template <int PRE, int RG, bool PAIR = false>
__global__ __launch_bounds__(64 * NWAVE) void row_chain_kernel(const ChainArgs a) {
    using L = Lay<RG>;
    static_assert(!PAIR || (PRE == PRE_SLABS && RG > 1), "pair mode: the tail, wide row blocks");
    constexpr int R = L::R, RPW = L::RPW, OFF_X2 = L::OFF_X2, OFF_X3 = L::OFF_X3, OFF_H = L::OFF_H, OFF_C = L::OFF_C, OFF_R = L::OFF_R,
                  OFF_P = L::OFF_P, OFF_PARAM = L::OFF_PARAM;
    extern __shared__ __attribute__((aligned(16))) float smem[];
    const int lane = threadIdx.x & 63;
    const int wave = __builtin_amdgcn_readfirstlane(threadIdx.x >> 6);
    int pair = (int)blockIdx.x, member = 0;
    if constexpr (PAIR) {
        const int li = (int)blockIdx.x >> 3;
        pair = (li >> 1) * 8 + ((int)blockIdx.x & 7);
        member = li & 1;
        if (pair >= a.n_pairs) return;
        if (a.debug_drop && pair == 0 && member == 1) return;
    }
    const Unit* const U = (PAIR && member) ? a.units_b : a.units;
    unsigned* const pword = PAIR ? a.pair_sync + pair : nullptr;
    float* const px = PAIR ? a.pair_x + (long long)pair * (3 * R * DM) : nullptr;
    const long long row0 = (long long)pair * R;
    float* P = smem + OFF_P;
    if constexpr (PRE == PRE_FRONT) {
        if (a.skip_hdr) {
            const bool clean = sbev::prefix_clean(a.skip_hdr);
            if (blockIdx.x == 0 && threadIdx.x == 0) {
                uint32_t* n = a.skip_hdr + (clean ? sbev::PFX_HITS : sbev::PFX_MISSES);
                *n = *n + 1u;
            }
            if (clean) return;
        }
    }
    if (PRE == PRE_ATT && a.zero_words && blockIdx.x == 0)
        for (int i = threadIdx.x; i < a.n_zero; i += 64 * NWAVE) a.zero_words[i] = 0u;

    SBEV_TRACE(0)
    warm_l2<RG>(a, wave, lane);
    Stream st;
    st.U = U;
    st.iw = Walk{0, wave, 0};
    st.issued = st.used = st.islot = st.uslot = 0;
    st.ring_byte = (unsigned)(L::OFF_RING + wave * (RING_SLOTS * CHUNK_FLOATS)) * 4u;
    st.voff = (unsigned)lane * 16u;
    st.g = a.warm;
    st.nchunk = 8;
    stream_seek(a, st, wave);
    RChunk rb[RDEPTH];
    if constexpr (L::WIDE) {
#pragma unroll
        for (int d = 0; d < RDEPTH; ++d) {
#pragma unroll
            for (int m = 0; m < 4; ++m) rb[d].q[m] = make_float4(0.f, 0.f, 0.f, 0.f);
            stream_load(a, st, wave, lane, rb[d]);
        }
    } else {
        stream_issue(a, st, wave);
        stream_issue(a, st, wave);
        stream_issue(a, st, wave);
    }

    const float* pv = smem + OFF_PARAM;
    constexpr int PASSES = (PV_FRONT_END / 4 + 64 * NWAVE - 1) / (64 * NWAVE);
    float4 pq[PASSES];
#pragma unroll
    for (int j = 0; j < PASSES; ++j) {
        const int i4 = (int)threadIdx.x + j * 64 * NWAVE;
        pq[j] = *reinterpret_cast<const float4*>(a.vec + 4 * min(i4, a.vec_n / 4 - 1));
    }
    float4 t[RPW], r4[RPW];
    float v0[RPW][4], v1[RPW][4];
    float bx[RPW], by[RPW], bz[RPW];
    bool plive[RPW];
#pragma unroll
    for (int pi = 0; pi < RPW; ++pi) {
        const int prow = wave + pi * NWAVE;
        const long long pg = row0 + prow;
        plive[pi] = prow < R && pg < a.M;
        t[pi] = make_float4(0.f, 0.f, 0.f, 0.f); r4[pi] = t[pi];
#pragma unroll
        for (int c = 0; c < 4; ++c) v0[pi][c] = v1[pi][c] = 0.f;
        bx[pi] = by[pi] = bz[pi] = 0.f;
        if (PRE == PRE_SLABS) {
            if (plive[pi]) r4[pi] = *reinterpret_cast<const float4*>(a.x1 + pg * DM + lane * 4);
        } else if (plive[pi]) {
            const float* src = PRE == PRE_FRONT ? a.feat : a.att;
#pragma unroll
            for (int c = 0; c < 4; ++c) v0[pi][c] = src[pg * DM + lane + 64 * c];
            if (PRE == PRE_FRONT) { bx[pi] = a.bbox[pg * 10]; by[pi] = a.bbox[pg * 10 + 1]; bz[pi] = a.bbox[pg * 10 + 2]; }
            if (PRE == PRE_ATT) {
#pragma unroll
                for (int c = 0; c < 4; ++c) v1[pi][c] = a.x[pg * DM + lane + 64 * c];
            }
        }
    }
    if (PRE == PRE_SLABS) {
        constexpr int NB = 32 / RPW;
        for (int z0 = 0; z0 < a.splits; z0 += NB) {
            float4 q[RPW][NB];
#pragma unroll
            for (int pi = 0; pi < RPW; ++pi) {
                const long long pg = min(row0 + wave + pi * NWAVE, a.M - 1);
#pragma unroll
                for (int j = 0; j < NB; ++j)
                    q[pi][j] = *reinterpret_cast<const float4*>(a.slabs + ((long long)min(z0 + j, a.splits - 1) * a.M + pg) * DM + lane * 4);
            }
#pragma unroll
            for (int pi = 0; pi < RPW; ++pi)
#pragma unroll
                for (int j = 0; j < NB; ++j) asm volatile("" ::"v"(q[pi][j].x), "v"(q[pi][j].y), "v"(q[pi][j].z), "v"(q[pi][j].w));
#pragma unroll
            for (int pi = 0; pi < RPW; ++pi)
#pragma unroll
                for (int j = 0; j < NB; ++j) {
                    const float m = (z0 + j < a.splits && plive[pi]) ? 1.f : 0.f;
                    t[pi].x += q[pi][j].x * m; t[pi].y += q[pi][j].y * m; t[pi].z += q[pi][j].z * m; t[pi].w += q[pi][j].w * m;
                }
        }
// ... 32 lines not shown

    SBEV_TRACE(1)
    for (int u = 0; u < a.n_units; ++u) {
        const Unit& un = U[u];
        const int items = un.a.items + un.b.items;
        for (int it = wave; it < items; it += NWAVE) {
            const bool second = it >= un.a.items;
            if constexpr (L::WIDE) mma_item_wide<RG>(a, st, rb, second ? un.b : un.a, it - (second ? un.a.items : 0), smem, it, lane, wave);
            else mma_item(a, st, second ? un.b : un.a, it - (second ? un.a.items : 0), smem, it, lane, wave);
        }
        SBEV_TRACE(2 + 4 * u)
        __syncthreads();
        SBEV_TRACE(3 + 4 * u)
        if constexpr (PAIR) {
            if (un.epi == EPI_FFN1) {
                for (int row = wave; row < R; row += NWAVE) {
                    float v[4];
                    gather4_raw<R>(v, P, un.a.KH, row, lane);
                    pair_store4(px + (member * R + row) * DM + lane * 4, v);
                }
                pair_arrive(pword);
                pair_wait(pword, 2u);
            } else if (un.epi == EPI_PE3 && member == 0) {
                pair_wait(pword, 3u);
            }
        }
        for (int task = wave; task < 2 * R; task += NWAVE) {
            const int row = task % R, side = task / R;
            const long long g = row0 + row;
            const bool live = g < a.M;
            float v[4];
            if (PAIR && side != member && (un.epi == EPI_FFN0 || un.epi == EPI_BR1 || un.epi == EPI_BR2 || un.epi == EPI_OUT)) continue;
            switch (un.epi) {
            case EPI_FFN0: {
                gather4<R>(v, P, 0, un.a.KH, PAIR ? 0 : side * 4, row, lane, pv + PV_FFN0_B, side * 256);
#pragma unroll
                for (int c = 0; c < 4; ++c) smem[OFF_H + row * LDH + side * 256 + lane + 64 * c] = fmaxf(v[c], 0.f);
            } break;
            case EPI_FFN1: {
                if (side) break;
                const LnW lw(pv + PV_N3G, pv + PV_N3B, lane);
                float res[4];
#pragma unroll
                for (int c = 0; c < 4; ++c) res[c] = smem[OFF_X2 + row * LDX + lane + 64 * c];
                if constexpr (PAIR) {
                    float own[4], oth[4];
                    gather4_raw<R>(own, P, un.a.KH, row, lane);
                    pair_load4(px + ((1 - member) * R + row) * DM + lane * 4, oth);
#pragma unroll
                    for (int c = 0; c < 4; ++c) v[c] = ((member ? oth[c] : own[c]) + (member ? own[c] : oth[c])) + pv[PV_FFN1_B + lane + 64 * c];
                } else {
                    gather4<R>(v, P, 0, un.a.KH, 0, row, lane, pv + PV_FFN1_B, 0);
                }
#pragma unroll
                for (int c = 0; c < 4; ++c) v[c] += res[c];
                ln4(v, lw, a.eps, false);
                store_rows(smem, OFF_X3, LDX, row, lane, v);
                if (live && member == 0) {
#pragma unroll
                    for (int c = 0; c < 4; ++c) a.x3[g * DM + lane + 64 * c] = v[c];
                }
            } break;
            case EPI_BR1:
            case EPI_BR2: {
                const bool first = un.epi == EPI_BR1;
                if (side == 0) {
                    const LnW lw(pv + (first ? PV_CLS1G : PV_CLS4G), pv + (first ? PV_CLS1B : PV_CLS4B), lane);
                    gather4<R>(v, P, 0, un.a.KH, 0, row, lane, pv + (first ? PV_CLS0_B : PV_CLS3_B), 0);
                    ln4(v, lw, a.eps, true);
                    store_rows(smem, OFF_C, LDX, row, lane, v);
                } else {
                    gather4<R>(v, P, un.a.items, un.b.KH, 0, row, lane, pv + (first ? PV_REG0_B : PV_REG2_B), 0);
#pragma unroll
                    for (int c = 0; c < 4; ++c) v[c] = fmaxf(v[c], 0.f);
                    store_rows(smem, OFF_R, LDX, row, lane, v);
                }
            } break;
            case EPI_OUT: {
                if (side == 0) {
                    if (lane < a.num_classes) {
                        float s = 0.f;
                        for (int kh = 0; kh < un.a.KH; ++kh) s += P[kh * (R * 64) + row * 64 + lane];
                        if (live) a.cls_out[g * a.num_classes + lane] = s + pv[PV_CLS6_B + lane];
                    }
                } else {
                    float o = 0.f;
                    if (lane < 10) {
                        float s = 0.f;
                        for (int kh = 0; kh < un.b.KH; ++kh) s += P[(un.a.items + kh) * (R * 64) + row * 64 + lane];
                        const float r = s + pv[PV_REG4_B + lane];
                        const long long gi = live ? g : 0;
                        if (lane < 3) {
                            float p = a.bbox[gi * 10 + lane];
                            p = fminf(fmaxf(p, 0.f), 1.f);
                            const float logit = logf(fmaxf(p, 1e-5f) / fmaxf(1.f - p, 1e-5f));
                            o = 1.f / (1.f + expf(-(r + logit)));
                        } else {
                            o = r;
                            if (lane >= 8 && a.vel_div) o = r / a.vel_div[(unsigned)gi / (unsigned)a.Q];
                        }
                        if (live) a.box_out[g * 10 + lane] = o;
                    }
                    if (a.front) {
                        const int ob = (int)__float_as_uint(o);
                        const float x0 = __uint_as_float((unsigned)__builtin_amdgcn_readlane(ob, 0));
                        const float x1 = __uint_as_float((unsigned)__builtin_amdgcn_readlane(ob, 1));
                        const float x2 = __uint_as_float((unsigned)__builtin_amdgcn_readlane(ob, 2));
                        pe0_row<RG>(a, smem, row, lane, x0, x1, x2);
                    }
                }
            } break;
            case EPI_PE3: {
                if (side) break;
                if (PAIR && member == 0) {
                    pair_load4(px + (2 * R + row) * DM + lane * 4, v);
                    store_rows(smem, OFF_X2, LDX, row, lane, v);
                    break;
                }
                const LnW lw(pv + PV_PE4G, pv + PV_PE4B, lane);
                float res[4];
#pragma unroll
                for (int c = 0; c < 4; ++c) res[c] = smem[OFF_X3 + row * LDX + lane + 64 * c];
                gather4<R>(v, P, 0, un.a.KH, 0, row, lane, pv + PV_PE3_B, 0);
                ln4(v, lw, a.eps, true);
#pragma unroll
                for (int c = 0; c < 4; ++c) v[c] += res[c];
                store_rows(smem, OFF_X2, LDX, row, lane, v);
                if (PAIR) pair_store4(px + (2 * R + row) * DM + lane * 4, v);
                if (live) {
#pragma unroll
                    for (int c = 0; c < 4; ++c) a.x[g * DM + lane + 64 * c] = v[c];
                }
            } break;
            case EPI_QKV: {
                const int ncg = un.a.items / un.a.KH;
#pragma unroll
                for (int c = 0; c < 4; ++c) {
                    const int cg = side * 4 + c;
                    const int n = un.col0 + cg * 64 + lane;
                    if (cg < ncg && n < a.attn_in_rows) {
                        float s = 0.f;
                        for (int kh = 0; kh < un.a.KH; ++kh) s += P[(cg * un.a.KH + kh) * (R * 64) + row * 64 + lane];
                        if (live) a.qkvt[g * a.attn_in_rows + n] = s + pv[PV_QKV_B + n];
                    }
                }
            } break;
            case EPI_AOUT: {
                if (side) break;
                const LnW lw(pv + PV_N1G, pv + PV_N1B, lane);
                float res[4];
#pragma unroll
                for (int c = 0; c < 4; ++c) res[c] = smem[OFF_R + row * LDX + lane + 64 * c];
                gather4<R>(v, P, 0, un.a.KH, 0, row, lane, pv + PV_AOUT_B, 0);
#pragma unroll
                for (int c = 0; c < 4; ++c) v[c] += res[c];
                ln4(v, lw, a.eps, false);
                store_rows(smem, OFF_X3, LDX, row, lane, v);
                if (live) {
#pragma unroll
                    for (int c = 0; c < 4; ++c) a.x1_out[g * DM + lane + 64 * c] = v[c];
                }
                if (a.x1_frag && live) {
                    __builtin_amdgcn_wave_barrier();
                    const int k8 = lane & 31, im = lane >> 5;
                    const float up = a.x1_scale[0];
                    const float4 p0 = *reinterpret_cast<const float4*>(smem + OFF_X3 + row * LDX + 8 * k8);
                    const float4 p1 = *reinterpret_cast<const float4*>(smem + OFF_X3 + row * LDX + 8 * k8 + 4);
                    const float f[8] = {p0.x * up, p0.y * up, p0.z * up, p0.w * up, p1.x * up, p1.y * up, p1.z * up, p1.w * up};
                    unsigned w4[4];
#pragma unroll
                    for (int i = 0; i < 4; ++i) {
                        const _Float16 h0 = (_Float16)f[2 * i], h1 = (_Float16)f[2 * i + 1];
                        const _Float16 l0 = (_Float16)(f[2 * i] - (float)h0), l1 = (_Float16)(f[2 * i + 1] - (float)h1);
                        const _Float16 e0 = im ? l0 : h0, e1 = im ? l1 : h1;
                        w4[i] = (unsigned)__builtin_bit_cast(unsigned short, e0) | ((unsigned)__builtin_bit_cast(unsigned short, e1) << 16);
                    }
                    const long long frag = ((g >> 5) * (DM / 16) + (k8 >> 1)) * 2 + im;
                    uint4* dst = reinterpret_cast<uint4*>(a.x1_frag + frag * 512 + (((int)(g & 31) + 32 * (k8 & 1)) * 8));
                    *dst = make_uint4(w4[0], w4[1], w4[2], w4[3]);
                }
            } break;
            case EPI_SAMP: {
                if (side) break;
                const int ncg = un.a.items / un.a.KH;
#pragma unroll
                for (int c = 0; c < 4; ++c) {
                    const int n = c * 64 + lane;
                    if (c < ncg && n < a.soN) {
                        float s = 0.f;
                        for (int kh = 0; kh < un.a.KH; ++kh) s += P[(c * un.a.KH + kh) * (R * 64) + row * 64 + lane];
                        s += pv[PV_SAMP_B + n];
                        smem[OFF_H + row * 256 + n] = s;
                        if (live && a.so) a.so[g * a.soN + n] = s;
                    }
                }
            } break;
            }
        }
        SBEV_TRACE(4 + 4 * u)
        if (PAIR && un.epi == EPI_PE3 && member == 1) pair_arrive(pword);
        __syncthreads();
        SBEV_TRACE(5 + 4 * u)
    }
    if (PRE == PRE_ATT && a.proj.loc_bp) {
        const int GP = a.proj.G * a.proj.P;
        for (int i = threadIdx.x; i < R * a.proj.T * GP; i += 64 * NWAVE) {
            const int p = i % a.proj.P;
            const int row = (i / a.proj.P) % R;
            const int tg = i / (a.proj.P * R);
            const int gq = tg % a.proj.G, t = tg / a.proj.G;
            const long long g = row0 + row;
            if (g >= a.M) continue;
            const int b = (int)((unsigned)g / (unsigned)a.Q), q = (int)((unsigned)g - (unsigned)b * (unsigned)a.Q);
            const int gp = gq * a.proj.P + p;
            const float* so = smem + OFF_H + row * 256;
            sbev_ops::sample_point(a.proj, b, t, q, gp, a.proj.bbox + g * 10, so + gp * 3, so + GP * 3 + gp * a.proj.L);
        }
    }
}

What the task asks:
For the listing above, print only the lines starting at the line containing "const long long pg = min(row0" and ending at the line containing "if constexpr (L::WIDE) mma_item_wide<RG>(a, st, rb, second", exactly, both included.

Written response:
                const long long pg = min(row0 + wave + pi * NWAVE, a.M - 1);
#pragma unroll
                for (int j = 0; j < NB; ++j)
                    q[pi][j] = *reinterpret_cast<const float4*>(a.slabs + ((long long)min(z0 + j, a.splits - 1) * a.M + pg) * DM + lane * 4);
            }
#pragma unroll
            for (int pi = 0; pi < RPW; ++pi)
#pragma unroll
                for (int j = 0; j < NB; ++j) asm volatile("" ::"v"(q[pi][j].x), "v"(q[pi][j].y), "v"(q[pi][j].z), "v"(q[pi][j].w));
#pragma unroll
            for (int pi = 0; pi < RPW; ++pi)
#pragma unroll
                for (int j = 0; j < NB; ++j) {
                    const float m = (z0 + j < a.splits && plive[pi]) ? 1.f : 0.f;
                    t[pi].x += q[pi][j].x * m; t[pi].y += q[pi][j].y * m; t[pi].z += q[pi][j].z * m; t[pi].w += q[pi][j].w * m;
                }
        }
// ... 32 lines not shown

    SBEV_TRACE(1)
    for (int u = 0; u < a.n_units; ++u) {
        const Unit& un = U[u];
        const int items = un.a.items + un.b.items;
        for (int it = wave; it < items; it += NWAVE) {
            const bool second = it >= un.a.items;
            if constexpr (L::WIDE) mma_item_wide<RG>(a, st, rb, second ? un.b : un.a, it - (second ? un.a.items : 0), smem, it, lane, wave);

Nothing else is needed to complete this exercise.